Le traitement de l’ARN consiste à générer un ARNm mature (pour les gènes protéiques) ou un ARNt ou un ARNr afonctionnel à partir du transcrit primaire. Dans cette section, nous abordons d’abord le traitement du pré-ARNm, puis le traitement du pré-ARNr et du pré-ARNt.
Le traitement du pré-ARNm implique les étapes suivantes :
- Capping – ajouter du 7-méthylguanylate (m7G) à l’extrémité 5′.
- Polyadénylation – ajout d’une queue poly-A à l’extrémité 3′.
- Épissage – suppression des introns et jonction des exons.
Dans certains cas, l’édition de l’ARN est également impliquée.
Figure 5-A-1. La procédure de traitement de l’ARN pour les gènes protéiques.
5′-Capping
Le captage se produit peu après le début de la transcription. La structure chimique du « cap » est présentée dans la figure suivante, où le m7G est lié au premier nucléotide par une liaison spéciale 5′-5′ triphosphate. Chez la plupart des organismes, le premier nucléotide est méthylé au niveau du 2′-hydroxyle du ribose. Chez les vertébrés, ce second nucléotide est également méthylé.
Figure 5-A-2. Modifications à l’extrémité 5′.
3′-Polyadénylation
Un tronçon de résidus adénylate est ajouté à l’extrémité 3′. Le poly-Atail contient ~ 250 résidus A chez les mammifères, et ~ 100 chez les levures.
Figure 5-A-3. Polyadénylation à l’extrémité 3′. Le signal majeur pour le clivage en 3′ est la séquence AAUAAA. Le clivage se produit à 10-35 nucléotides en aval de la séquence spécifique. Un deuxième signal est situé à environ 50 nucléotides en aval du site de clivage. Ce signal est une région riche en GU ou en U.
Traitement du pré-ARNr et du pré-ARNt
Le pré-ARNr nouvellement transcrit est un amas de trois ARNr : 18S, 5.8S et 28S chez les mammifères. Ils doivent être séparés pour devenir fonctionnels. Le pré-ARNr est synthétisé dans le nucléole. Le snRNA U3, les autres snRNA riches en U et leurs protéines associées dans le nucléole sont impliqués dans le clivage du pré-ARNr.
L’ARNr 5S est synthétisé dans le nucléoplasme. Il ne nécessite aucune transformation. Une fois l’ARNr 5S synthétisé, il va entrer dans le nulceolus pour se combiner avec les ARNr 28S et5,8S, formant ainsi la grande sous-unité du ribosome.

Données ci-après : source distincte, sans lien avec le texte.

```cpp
struct sdt_ctx {
	int device = 0;
	int K = 0;
	int nw = 1;
	uint64_t slots = 0;
	void *d_ent = nullptr;
	uint32_t *d_aux = nullptr;
	uint64_t *d_first = nullptr;
	uint64_t ord_base = 0, ord_stride = 1;
	Stats *d_stats = nullptr;
	Stats *h_stats = nullptr;
	unsigned long long *d_hist = nullptr;
	hipStream_t stream = nullptr, copy_stream = nullptr;
	bool own_stream = true;
	static constexpr int NSTAGE = 48, STAGE_AHEAD = 32;
	uint32_t *d_words[NSTAGE] = {};
	uint64_t *d_offs[NSTAGE] = {};
	uint64_t cap_words[NSTAGE] = {}, cap_offs[NSTAGE] = {};
	hipEvent_t buf_free[NSTAGE] = {}, copied[NSTAGE] = {};
	int next_buf = 0;
	struct Staged { const uint32_t *dw; uint64_t *dof; uint64_t nreads, maxlen, ord_base, ord_stride; int slot; uint64_t fixed_len; };
	std::vector<Staged> staged;
	size_t staged_head = 0;
	bool draining = false;
	uint64_t push_ord_base = 0, push_ord_stride = 1;
	uint64_t push_ticket = 0;
	uint64_t expect_kmers = 0;
	uint64_t distinct_known = 0;
	uint64_t kmers_known = 0;
	uint64_t kmers_since_sync = 0;
	uint64_t hard_since_sync = 0;
	uint64_t kmers_total_host = 0;
	uint64_t kmers_offered = 0;
	uint32_t flags = 0;
	struct SkState {
		bool ready = false;
		uint64_t cap_kmers = 0;
		bool cap_is_max = false;
		uint64_t pending_kmers = 0;
		SkPool p1 = {nullptr, nullptr, nullptr, 0}, p2 = {nullptr, nullptr, nullptr, 0};
		unsigned long long *cursors = nullptr;
		unsigned long long *blk = nullptr;
		uint32_t wgs = 0;
		uint32_t *cnt1 = nullptr, *off1 = nullptr, *fill1 = nullptr, *list1 = nullptr;
		uint32_t *cnt2 = nullptr, *off2 = nullptr, *fill2 = nullptr, *list2 = nullptr;
		unsigned long long *kmers2 = nullptr, *kpre2 = nullptr;
		SkItem *items = nullptr;
		uint32_t items_cap = 0;
		uint4 *citems = nullptr, *h_citems = nullptr;
		uint32_t citems_cap = 0;
		uint32_t *next_item = nullptr;
		uint32_t *h_off1 = nullptr, *h_off2 = nullptr;
		unsigned long long *h_kpre2 = nullptr;
		SkItem *h_items = nullptr;
		bool flushing = false;
		uint64_t st_records = 0, st_chunks1 = 0, st_chunks2 = 0, st_flushes = 0;
		uint32_t stream_flushes = 0;
		uint64_t l2_in_total = 0;
		bool exchanged = false;
	} sk;
	Comm comm;
	struct Shard {
		uint64_t *send[2] = {nullptr, nullptr}, *recv[2] = {nullptr, nullptr};
		uint32_t *send_meta[2] = {nullptr, nullptr}, *recv_meta[2] = {nullptr, nullptr};
		uint32_t *iota = nullptr;
		uint32_t send_chunks = 0, recv_chunks = 0;
		hipEvent_t ev_gather[2] = {nullptr, nullptr}, ev_xdone[2] = {nullptr, nullptr}, ev_l2[2] = {nullptr, nullptr};
		bool x_recorded[2] = {false, false}, l2_recorded[2] = {false, false};
		uint64_t round = 0;
		bool pending = false;
		int pending_slot = 0;
		uint32_t pending_items = 0;
		std::vector<SkItem> items;
		uint64_t kmers_scattered = 0;
		bool have_ranges = false;
		uint32_t ranges[65] = {0};
	} sh;
	struct KeptBatch { uint32_t *d_words; uint64_t *d_offs; uint64_t nwords, nreads, ord_base, ord_stride, maxlen; };
	std::vector<KeptBatch> kept;
	struct KeepSlab { uint8_t *p; size_t size, used; };
	std::vector<KeepSlab> keep_slabs;
	void *d_patch = nullptr;
	uint64_t patch_slots = 0;
	ArcEnt *d_arcs = nullptr;
	uint64_t arc_slots = 0;
	bool paths_loaded = false;
	uint64_t *d_idx = nullptr;
	sdti::GraphExt *gx = nullptr;
	uint64_t idx_slots = 0, idx_n = 0;
	uint32_t *d_ctg_ids = nullptr;
	uint64_t ctg_ord = 0, ctg_ids_cap = 0;
	uint32_t *d_ctg_len = nullptr, *d_ctg_twin = nullptr;
	uint64_t num_ctg = 0;
	void *ab[5] = {nullptr, nullptr, nullptr, nullptr, nullptr};
	size_t ab_cap[5] = {0, 0, 0, 0, 0};
	unsigned long long *d_hit_cursor = nullptr;
	bool index_final = false;
	uint64_t *d_hi = nullptr;
	uint64_t hi_slots = 0;
// ... 48 lines not shown
```

soapdenovo-trans_amd/csrc/sdt_gpu.hip:

```cpp
#include "sdt_ctx.hpp"
#include "sdt_pipeline.hpp"
#include "sdt_table_kernels.cuh"

static thread_local char g_err[512] = "";
static std::atomic<int> g_live_ctx{0};

int sdti::fail(int code, const char *fmt, ...)
{
	va_list ap;
	va_start(ap, fmt);
	vsnprintf(g_err, sizeof g_err, fmt, ap);
	va_end(ap);
	return code;
}
uint64_t flat_slots_for(uint64_t nodes)
{
	static const int pct = sdt_tuning_env("SDT_TABLE_LOAD") && atoi(sdt_tuning_env("SDT_TABLE_LOAD")) >= 10 && atoi(sdt_tuning_env("SDT_TABLE_LOAD")) <= 69 ? atoi(sdt_tuning_env("SDT_TABLE_LOAD")) : 45;
	uint64_t slots = (uint64_t)((double)nodes * 100.0 / pct) + 4095;
	slots &= ~4095ULL;
	return slots < (1ULL << 16) ? (1ULL << 16) : slots;
}

void *keep_alloc(sdt_ctx *c, size_t bytes)
{
// ... 858 lines not shown
	HIPCHK(hipMalloc((void **)&d_l, m * 4));
	HIPCHK(hipMalloc((void **)&d_r, m * 4));
	HIPCHK(hipMalloc((void **)&d_c, m * 4));
	if (first && c->d_first) HIPCHK(hipMalloc((void **)&d_f, m * 8));
	for (uint64_t i0 = 0; i0 < n && rc == SDT_OK; i0 += STEP) {
		const uint64_t k = n - i0 < STEP ? n - i0 : STEP;
		HIPCHK(hipMemcpyAsync(d_k, keys + i0 * c->nw, k * c->nw * 8, hipMemcpyHostToDevice, c->stream));
		HIPCHK(hipMemcpyAsync(d_l, l_links + i0, k * 4, hipMemcpyHostToDevice, c->stream));
		HIPCHK(hipMemcpyAsync(d_r, r_flags + i0, k * 4, hipMemcpyHostToDevice, c->stream));
		HIPCHK(hipMemcpyAsync(d_c, count + i0, k * 4, hipMemcpyHostToDevice, c->stream));
		if (d_f) HIPCHK(hipMemcpyAsync(d_f, first + i0, k * 8, hipMemcpyHostToDevice, c->stream));
		const int g = scan_grid(c, k);
		if (c->nw == 1) hipLaunchKernelGGL(k_import<1>, dim3(g), dim3(TPB), 0, c->stream, flat_of<1>(c), d_k, d_l, d_r, d_c, d_f, k, c->d_stats);
		else if (c->nw == 2) hipLaunchKernelGGL(k_import<2>, dim3(g), dim3(TPB), 0, c->stream, flat_of<2>(c), d_k, d_l, d_r, d_c, d_f, k, c->d_stats);
		else hipLaunchKernelGGL(k_import<4>, dim3(g), dim3(TPB), 0, c->stream, flat_of<4>(c), d_k, d_l, d_r, d_c, d_f, k, c->d_stats);
		HIPCHK(hipGetLastError());
		HIPCHK(hipStreamSynchronize(c->stream));
	}
	(void)hipFree(d_k); (void)hipFree(d_l); (void)hipFree(d_r); (void)hipFree(d_c);
	if (d_f) (void)hipFree(d_f);
	return sync_stats(c);
}
int sdt_gpu_stage_times(sdt_ctx *c, double ms[SDT_NSTAGES], uint64_t counters[SDT_NCOUNTERS])
{
	if (!c)
		return fail(SDT_EINVAL, "ctx is NULL");
	HIPCHK(hipSetDevice(c->device));
	HIPCHK(hipStreamSynchronize(c->stream));
	if (ms) {
		for (int i = 0; i < SDT_NSTAGES; i++) ms[i] = 0;
		for (size_t i = 0; i < c->ev_used; i++) {
			float t = 0;
			HIPCHK(hipEventElapsedTime(&t, c->ev[i].a, c->ev[i].b));
			ms[c->ev[i].stage] += t;
		}
	}
	if (counters) {
		HIPCHK(hipMemcpy(c->h_stats, c->d_stats, sizeof(Stats), hipMemcpyDeviceToHost));
		counters[0] = c->h_stats->sk_merges;
		counters[1] = c->h_stats->sk_spills;
		counters[2] = c->h_stats->sk_direct;
		counters[3] = c->h_stats->sk_gens;
		counters[4] = c->sk.st_chunks1;
		counters[5] = c->sk.st_chunks2;
		counters[6] = c->sk.st_flushes;
		counters[7] = c->sk.cap_kmers;
		for (int i = 0; i < 4; i++)
			counters[8 + i] = c->h_stats->sk_cyc[i];
		for (int i = 0; i < 4; i++)
			counters[12 + i] = c->h_stats->sk_cyc1[i];
		counters[16] = c->h_stats->sk_distinct_recs;
		counters[17] = c->h_stats->sk_records;
		counters[18] = c->h_stats->sk_distinct_kmers;
		counters[19] = 0;
	}
	return SDT_OK;
}
}

int drain_pushes(sdt_ctx *c, bool force) { return drain_staged(c, force); }

sdti::GraphView sdti::graph_view(sdt_ctx *c)
{
	GraphView v;
	v.device = c->device; v.K = c->K; v.nw = c->nw; v.cu_count = c->cu_count;
	v.slots = view_slots(c);
	v.d_ent = c->d_ent; v.d_aux = c->d_aux; v.d_first = c->d_first;
	v.d_stats = c->d_stats; v.h_stats = c->h_stats;
	v.stream = c->stream; v.copy_stream = c->copy_stream;
	v.d_idx = &c->d_idx; v.idx_slots = &c->idx_slots; v.idx_n = &c->idx_n;
	v.gx = &c->gx;
	return v;
}

int sdti::sync_stats(sdt_ctx *c) { return ::sync_stats(c); }

int sdti::drop_first(sdt_ctx *c)
{
	HIPCHK(hipSetDevice(c->device));
	if (c->d_first) { HIPCHK(hipFree(c->d_first)); c->d_first = nullptr; }
	return SDT_OK;
}

int sdti::release_pass1(sdt_ctx *c)
{
	const int rc = ::sync_stats(c);
	if (rc != SDT_OK) return rc;
	if (!sdt_tuning_env("SDT_KEEP_POOLS")) {
		sk_free(c);
	}
	return SDT_OK;
}
struct BigStage {
	static constexpr int NB = 4;
	static constexpr size_t CH = (size_t)32 << 20;
	void *pin[NB] = {};
	hipEvent_t done[NB] = {};
	bool ok = false;
	std::mutex mu;
	bool init()
	{
		if (ok) return true;
		for (int i = 0; i < NB; i++)
			if (hipHostMalloc(&pin[i], CH, hipHostMallocDefault) != hipSuccess || hipEventCreateWithFlags(&done[i], hipEventDisableTiming) != hipSuccess)
				return false;
		ok = true;
		return true;
// ... 67 lines not shown
```

soapdenovo-trans_amd/csrc/sdt_pipeline.hip:

```cpp
#include "sdt_ctx.hpp"
#include "sdt_tile.cuh"
#include "sdt_superkmer_kernels.cuh"
#include "sdt_count_plan.h"
#include "sdt_pipeline.hpp"

void sk_free(sdt_ctx *c)
{
	sdt_ctx::SkState &k = c->sk;
	void *dev[] = {k.p1.recs, k.p1.meta, k.p1.next, k.p2.recs, k.p2.meta, k.p2.next, k.cursors, k.blk, k.cnt1, k.off1, k.fill1, k.list1,
	               k.cnt2, k.off2, k.fill2, k.list2, k.kmers2, k.kpre2, k.items, k.citems, k.next_item};
	for (void *p : dev)
		if (p) (void)hipFree(p);
	void *host[] = {k.h_off1, k.h_off2, k.h_kpre2, k.h_items, k.h_citems};
	for (void *p : host)
		if (p) (void)hipHostFree(p);
	const uint64_t in_total = k.l2_in_total;
	const bool exchanged = k.exchanged;
	const uint32_t stream_flushes = k.stream_flushes;
	k = sdt_ctx::SkState();
	k.l2_in_total = in_total;
	k.exchanged = exchanged;
	k.stream_flushes = stream_flushes;
}
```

Le pré-ARNr nécessite une transformation importante pour devenir un ARNalt fonctionnel. Quatre types de modifications sont impliqués :
- Retrait d’un segment supplémentaire (~ 16 nucléotides) à l’extrémité 5′ par la RNase P.
- Retrait d’un intron (~ 14 nucléotides) dans la boucle anticodon par épissage.
- Remplacer deux résidus U à l’extrémité 3′ par l’ACC, qui se trouve dans tous les ARNt matures.
- Modifier certains résidus en bases caractéristiques, par ex, l’inosine, la dihydrouridine et la pseudouridine.